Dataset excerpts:
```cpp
int kge_set_option(const char *name, INT value) {
    std::string n = name ? name : "";
    if (n == "counts_force_sort") { engine().counts_force_sort = value != 0; return KGE_OK; }
    if (n == "sampler_magic_len") {
        Engine &e = engine();
        if (device_ok()) { (void)flush_attached_sampler(nullptr); (void)hipDeviceSynchronize(); }
        e.sampler_magic_len = value > 0 ? value : 0;
        if (e.index.loaded) build_magic_tables(e.index, e.sampler_magic_len);
        e.dev.tables_uploaded = false;
        return KGE_OK;
    }
    if (n == "counts_sort_tiles") { engine().counts_sort_tiles = value > 0 ? (int)value : 0; return KGE_OK; }
    if (n == "ride_shares") { engine().ride_shares = (int)value; return KGE_OK; }
    if (n == "transr_bf16x3") { engine().transr_bf16x3 = value != 0; return KGE_OK; }
    if (n == "transr_groups") { engine().transr_groups = (int)value; return KGE_OK; }
    if (n == "transr_fuse_vec") { engine().transr_fuse_vec = value != 0; return KGE_OK; }
    if (n == "shared_transr_stages") { engine().shared_transr_stages = value >= 1 && value <= 5 ? (int)value : 5; return KGE_OK; }
    if (n == "counts_fused") { engine().counts_fused = value != 0; return KGE_OK; }
    if (n == "counts_fused_diag") { engine().counts_fused_diag = (int)value; return KGE_OK; }
    if (n == "counts_fused_cap") { engine().counts_fused_cap = value > 0 ? (int)value : 0; return KGE_OK; }
    if (n == "counts_fused_tail") { engine().counts_fused_tail = value != 0; return KGE_OK; }
    if (n == "inv_table_max_bytes") { engine().inv_table_max_bytes = value; return KGE_OK; }
    if (n == "tables_changed") { tables_written(); return KGE_OK; }
    if (n == "counts_krel") { int k = 1; while (k * 2 <= value && k < 64) k *= 2; engine().counts_krel = k; return KGE_OK; }
    if (n == "inv_carry") { engine().inv_carry = value != 0; tables_written(); return KGE_OK; }
    if (n == "emit_rounds") { engine().emit_rounds = value != 0; return KGE_OK; }
    if (n == "emit_pack") { engine().emit_pack = value != 0; return KGE_OK; }
    if (n == "emit_keys_grouped") { engine().emit_keys_grouped = value != 0; return KGE_OK; }
    if (n == "counts_sort_test_group") { engine().counts_sort_test_group = value > 0 ? (int)value : 0; return KGE_OK; }
    if (n == "float_records") { engine().float_records = value != 0; return KGE_OK; }
    if (n == "float_records_min") { engine().float_records_min = value; return KGE_OK; }
    if (n == "index_device_min") { engine().index_device_min = value; return KGE_OK; }
    if (n == "eval_index_device_min") { engine().eval_index_device_min = value; return KGE_OK; }
    if (n == "hub_copies") { engine().hub_copies = value != 0; return KGE_OK; }
    if (n == "pair_counts") { engine().pair_counts = value != 0; return KGE_OK; }
    if (n == "record_emit_event") { engine().record_emit_event = value != 0; return KGE_OK; }
    if (n == "transr_dgrad_records") { engine().transr_dgrad_records = value != 0; return KGE_OK; }
    if (n == "transr_dgrad_records_min") { engine().transr_dgrad_records_min = value; return KGE_OK; }
    if (n == "transr_lean") { engine().transr_lean = value != 0; return KGE_OK; }
    if (n == "pair_counts_min_neg") { engine().pair_counts_min_neg = (int)value; return KGE_OK; }
    if (n == "topk_table_max_bytes") { engine().topk_table_max_bytes = value; return KGE_OK; }
    if (n == "relpred_chunk_bytes") { engine().relpred_chunk_bytes = value; return KGE_OK; }
    if (n == "lp_v1") { engine().lp_v1 = value != 0; return KGE_OK; }
    if (n == "rank_slices") { engine().rank_slices = value > 0 ? (int)value : 0; return KGE_OK; }
    if (n == "rankc_slices") { engine().rankc_slices = value > 0 ? (int)value : 0; return KGE_OK; }
    if (n == "rankc_fused") { engine().rankc_fused = value != 0; return KGE_OK; }
    if (n == "transr_v1") { engine().transr_v1 = (int)value; return KGE_OK; }
    if (n == "time_emit") { engine().time_emit = value > 0 ? (int)value : 0; if (value > 0) { engine().emit_launches = 0; engine().emit_seen = 0; } return KGE_OK; }
    if (n == "time_sampler") { engine().time_sampler = value > 0 ? (int)value : 0; if (value > 0) { engine().samp_launches = 0; engine().samp_seen = 0; } return KGE_OK; }
    if (n == "fb_occ4") { engine().fb_occ4 = value != 0; return KGE_OK; }
    if (n == "persist_ahead") { engine().persist_ahead = value != 0; return KGE_OK; }
    if (n == "persist_touch") { engine().persist_touch = value != 0; return KGE_OK; }
    if (n == "persist_trace") { engine().persist_trace = value != 0; return KGE_OK; }
    if (n == "persist_threads") { engine().persist_threads = value == 1024 ? 1024 : 512; return KGE_OK; }
    if (n == "libc_rand_restart") { engine().libc = LibcRand(); return KGE_OK; }
    return fail(KGE_ERR_BAD_ARG, "kge_set_option: unknown option " + n);
}

int kge_last_kernel_ms(const char *name, float *ms) {
    Engine &e = engine();
    std::string n = name ? name : "";
    if ((n != "transe_emit" && n != "sampler") || !ms) return fail(KGE_ERR_BAD_ARG, "kge_last_kernel_ms: unknown kernel " + n);
    const bool samp = n == "sampler";
    const long long done = samp ? e.samp_launches : e.emit_launches;
    hipEvent_t *ev0 = samp ? e.ev_samp0 : e.ev_emit0, *ev1 = samp ? e.ev_samp1 : e.ev_emit1;
    if (done <= 0) return fail(KGE_ERR_BAD_ARG, "kge_last_kernel_ms: enable option time_emit / time_sampler and run a step first");
    const int slot = (int)((done - 1) % Engine::kEmitRing);
    if (hip_check(hipEventSynchronize(ev1[slot]), "event sync")) return KGE_ERR_NO_DEVICE;
    return hip_check(hipEventElapsedTime(ms, ev0[slot], ev1[slot]), "event elapsed");
}

int kge_kernel_ms_mean(const char *name, float *mean_ms, INT *launches) {
    Engine &e = engine();
    std::string n = name ? name : "";
    if ((n != "transe_emit" && n != "sampler") || !mean_ms) return fail(KGE_ERR_BAD_ARG, "kge_kernel_ms_mean: unknown kernel " + n);
    const bool samp = n == "sampler";
    const long long done = samp ? e.samp_launches : e.emit_launches;
    hipEvent_t *ev0 = samp ? e.ev_samp0 : e.ev_emit0, *ev1 = samp ? e.ev_samp1 : e.ev_emit1;
    const long long have = done < Engine::kEmitRing ? done : (long long)Engine::kEmitRing;
    if (have <= 0) return fail(KGE_ERR_BAD_ARG, "kge_kernel_ms_mean: enable option time_emit / time_sampler and run steps first");
    double sum = 0.0;
    for (long long i = 0; i < have; i++) {
        const int slot = (int)((done - 1 - i) % Engine::kEmitRing);
        float ms = 0.f;
        if (hip_check(hipEventSynchronize(ev1[slot]), "event sync")) return KGE_ERR_NO_DEVICE;
        if (hip_check(hipEventElapsedTime(&ms, ev0[slot], ev1[slot]), "event elapsed")) return KGE_ERR_NO_DEVICE;
        sum += ms;
    }
    *mean_ms = (float)(sum / (double)have);
    if (launches) *launches = have;
    return KGE_OK;
}

int kge_import_train_arrays(INT ent_total, INT rel_total, INT n, const INT *h, const INT *t, const INT *r,
                            INT new_batch_total) {
// ... 339 lines not shown
```

### openkeonspark_amd/csrc/engine.hpp

```cpp
#pragma once
#include <hip/hip_runtime.h>

#include <cstdint>
#include <mutex>
#include <string>
#include <vector>

#include "../../include/kge_mi355.h"
#include "dev_buf.hpp"
#include "kg_index.hpp"

namespace kge {

struct DeviceIndex {
    bool uploaded = false;
    DevBuf<int4> pos, grp;
    DevBuf<int2> ht;
    DevBuf<int32_t> tails_hr, heads_tr, rels_ht;
    DevBuf<float> bern_prob;
    bool tables_uploaded = false;
    DevBuf<LcgAffine> jump_digits;
    DevBuf<uint64_t> ent_magic, rel_magic;
    DevBuf<uint64_t> streams_buf;
    uint64_t *streams = nullptr;
    uint64_t *streams_next = nullptr;
    int streams_sync = 0;
    DevBuf<int32_t> stage_i32;
    DevBuf<char> stage_i64;
    DevBuf<float> loss_partials;
    DevBuf<unsigned> loss_ticket;
    bool typed_uploaded = false;
    DevBuf<int2> typed_len;
    DevBuf<int4> type_bounds;
    DevBuf<int32_t> type_tails, type_heads, typed_pos_hr, typed_pos_tr;
};

struct Engine {
    std::mutex mu;
    std::string in_path = "../data/FB15K/";
    std::string out_path = "../data/FB15K/";
    int64_t work_threads = 1;
    int64_t bern = 0;
    KgIndex index;
    unsigned long long index_generation = 0;
    LibcRand libc;
    std::vector<uint64_t> streams;
    LcgJumpTable jump = make_jump_table();
    std::vector<LcgAffine> jump_digits = make_jump_digit_table(jump);
    int64_t sampler_magic_len = 2048;
    DeviceIndex dev;
    std::string last_error;
    int device_state = 0;
    int record_emit_event = 0;
    hipEvent_t emit_done = nullptr;
    unsigned long long emit_seq = 0, emit_waited = 0;
    int time_emit = 0;
    static constexpr int kEmitRing = 512;
    hipEvent_t ev_emit0[kEmitRing] = {}, ev_emit1[kEmitRing] = {};
    long long emit_launches = 0;
    long long emit_seen = 0;
    int time_sampler = 0;
    hipEvent_t ev_samp0[kEmitRing] = {}, ev_samp1[kEmitRing] = {};
    long long samp_launches = 0, samp_seen = 0;
    DevBuf<float> inv_norm;
    const float *inv_for_ent = nullptr, *inv_for_rel = nullptr;
    int inv_valid = 0;
    int32_t *loss_limbs = nullptr;
    int counts_krel = 4;
    int inv_carry = 1;
    int emit_rounds = 1;
    int emit_pack = 1;
    int emit_keys_grouped = 1;
    int counts_sort_test_group = 0;
    int64_t inv_table_max_bytes = int64_t(256) << 20;
    int float_records = 1;
    int64_t float_records_min = 1 << 16;
    int64_t index_device_min = int64_t(1) << 22;
    int64_t eval_index_device_min = int64_t(1) << 22;
    int transr_dgrad_records = 1;
    int64_t transr_dgrad_records_min = 1 << 15;
    int transr_bf16x3 = 1;
    int transr_groups = 1;
    int transr_fuse_vec = 1;
    int shared_transr_stages = 5;
    int transr_lean = 1;
    int pair_counts = 1;
    int pair_counts_min_neg = 0;
    int hub_copies = 1;
    int64_t topk_table_max_bytes = int64_t(1) << 30;
    int64_t relpred_chunk_bytes = int64_t(256) << 20;
    int lp_v1 = 0;
    int rank_slices = 0;
    int rankc_slices = 0;
    int rankc_fused = 1;
    int transr_v1 = 0;
    int fb_occ4 = 1;
    int persist_ahead = 1;
    int persist_touch = 0;
    int persist_trace = 0;
    int persist_threads = 512;
    int counts_force_sort = 0;
    int counts_sort_tiles = 1;
    int ride_shares = -1;
    int counts_fused = 1;
    int counts_fused_diag = 0;
    int typed_sampling = 0;
    int counts_fused_cap = 0;
    int counts_fused_tail = 1;
};

Engine &engine();
inline void tables_written() { engine().inv_valid = 0; }
struct SamplerArgs;
bool take_attached_sampler(SamplerArgs &a, unsigned &blocks, float share = 1.0f);
int flush_attached_sampler(hipStream_t stream);
int attach_sampler(int32_t *d_h, int32_t *d_t, int32_t *d_r, int64_t B, int64_t neg, int64_t negrel, int64_t thread_lo,
                   int64_t thread_hi, int64_t out_stride, int64_t *n_local_out, hipStream_t stream, int32_t *d_pack = nullptr);
void set_error(const std::string &msg);
int fail(int code, const std::string &msg);
bool device_ok();
int ensure_device_index();
int ensure_typed_index(bool always = false);
int ensure_typed_host_index();
struct TypeListsHost { const std::vector<int32_t> *head_lef, *head_rig, *head_type, *tail_lef, *tail_rig, *tail_type; };
bool eval_type_lists_host(TypeListsHost &v);

constexpr int kMaxLossBlocks = 4096;

struct NegClass { bool same_h, same_t, same_r, fast; };
template <int MODEL>
__host__ __device__ inline NegClass classify_negative(long long h, long long t, long long r, long long nh,
                                                               long long nt, long long nr, int negative_rel) {
    NegClass c;
    c.same_r = nr == r;
    const bool ctx_same = MODEL == KGE_TRANSE ? true : (MODEL == KGE_TRANSR ? (negative_rel == 0 || c.same_r) : c.same_r);
    c.same_h = nh == h && ctx_same;
    c.same_t = nt == t && ctx_same;
    c.fast = ((int)!c.same_h + (int)!c.same_t + (int)!c.same_r) == 1;
    return c;
}



struct FloatRowSpace {
    float *g_ent, *g_rel, *g_auxr, *g_auxe;
    long long E, R;
    long long hub_base, hub_rows;
    long long rows;
    float scale = 1.0f;
};
bool pair_path_active(const kge_model_desc &m, int64_t n_pos, int64_t n_neg);
bool transr_group_layout_active(const kge_model_desc &m, int64_t n_pos, int64_t n_neg);
int transe_relation_copies(const kge_model_desc &m, int64_t n_pos);
int float_records_chunk_len(int64_t M);
int sgd_rows_skipped(int32_t *out);
int float_records_workspace(int64_t M, int D, float *&rec, int32_t *&dst);
int float_records_reduce(int64_t M, int D, const FloatRowSpace &rs, hipStream_t stream, const float *rec_ext = nullptr, int32_t *dst_ext = nullptr,
                         bool deterministic = false);
enum { kRuleAdam = 0, kRuleAdagrad = 1, kRuleRowAdagrad = 2 };
struct RowRule {
    float *m[4], *v[4];
    float lr_t, b1, b2, eps;
    int rule;
};
int float_records_reduce_adam(int64_t M, int D, const FloatRowSpace &rs, const RowRule &ad, hipStream_t stream, const float *rec_ext = nullptr,
                              int32_t *dst_ext = nullptr);
int launch_forward_backward_records(const kge_model_desc &m, const float *const tables[4], const int32_t *d_h, const int32_t *d_t,
                                    const int32_t *d_r, int64_t n_pos, int64_t n_neg, int64_t stride, int64_t denom, int64_t n_pos_total,
                                    float *d_rec, int32_t *d_dst, int64_t rec_offset, int64_t rec_slice, float *d_loss, hipStream_t stream);
int launch_float_records_apply_adam(const kge_model_desc &m, float *const tables[4], const RowRule &ad, const float *d_rec, int32_t *d_dst,
                                    int64_t M_total, int64_t n_pos_total, int64_t n_neg, hipStream_t stream);
int launch_float_records_apply(const kge_model_desc &m, float *const tables[4], const float *d_rec, int32_t *d_dst, int64_t M_total,
                               int64_t n_pos_total, int64_t n_neg, float lr, hipStream_t stream);
void float_record_hubs(const kge_model_desc &m, int64_t n_pos_total, int64_t n_neg, int64_t &hub_base, int64_t &hub_k, int64_t &rows);
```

• [Exercise directions]: Filter the entries and copy each line with "slot".

• [Result]:
    const int slot = (int)((done - 1) % Engine::kEmitRing);
    if (hip_check(hipEventSynchronize(ev1[slot]), "event sync")) return KGE_ERR_NO_DEVICE;
    return hip_check(hipEventElapsedTime(ms, ev0[slot], ev1[slot]), "event elapsed");
        const int slot = (int)((done - 1 - i) % Engine::kEmitRing);
        if (hip_check(hipEventSynchronize(ev1[slot]), "event sync")) return KGE_ERR_NO_DEVICE;
        if (hip_check(hipEventElapsedTime(&ms, ev0[slot], ev1[slot]), "event elapsed")) return KGE_ERR_NO_DEVICE;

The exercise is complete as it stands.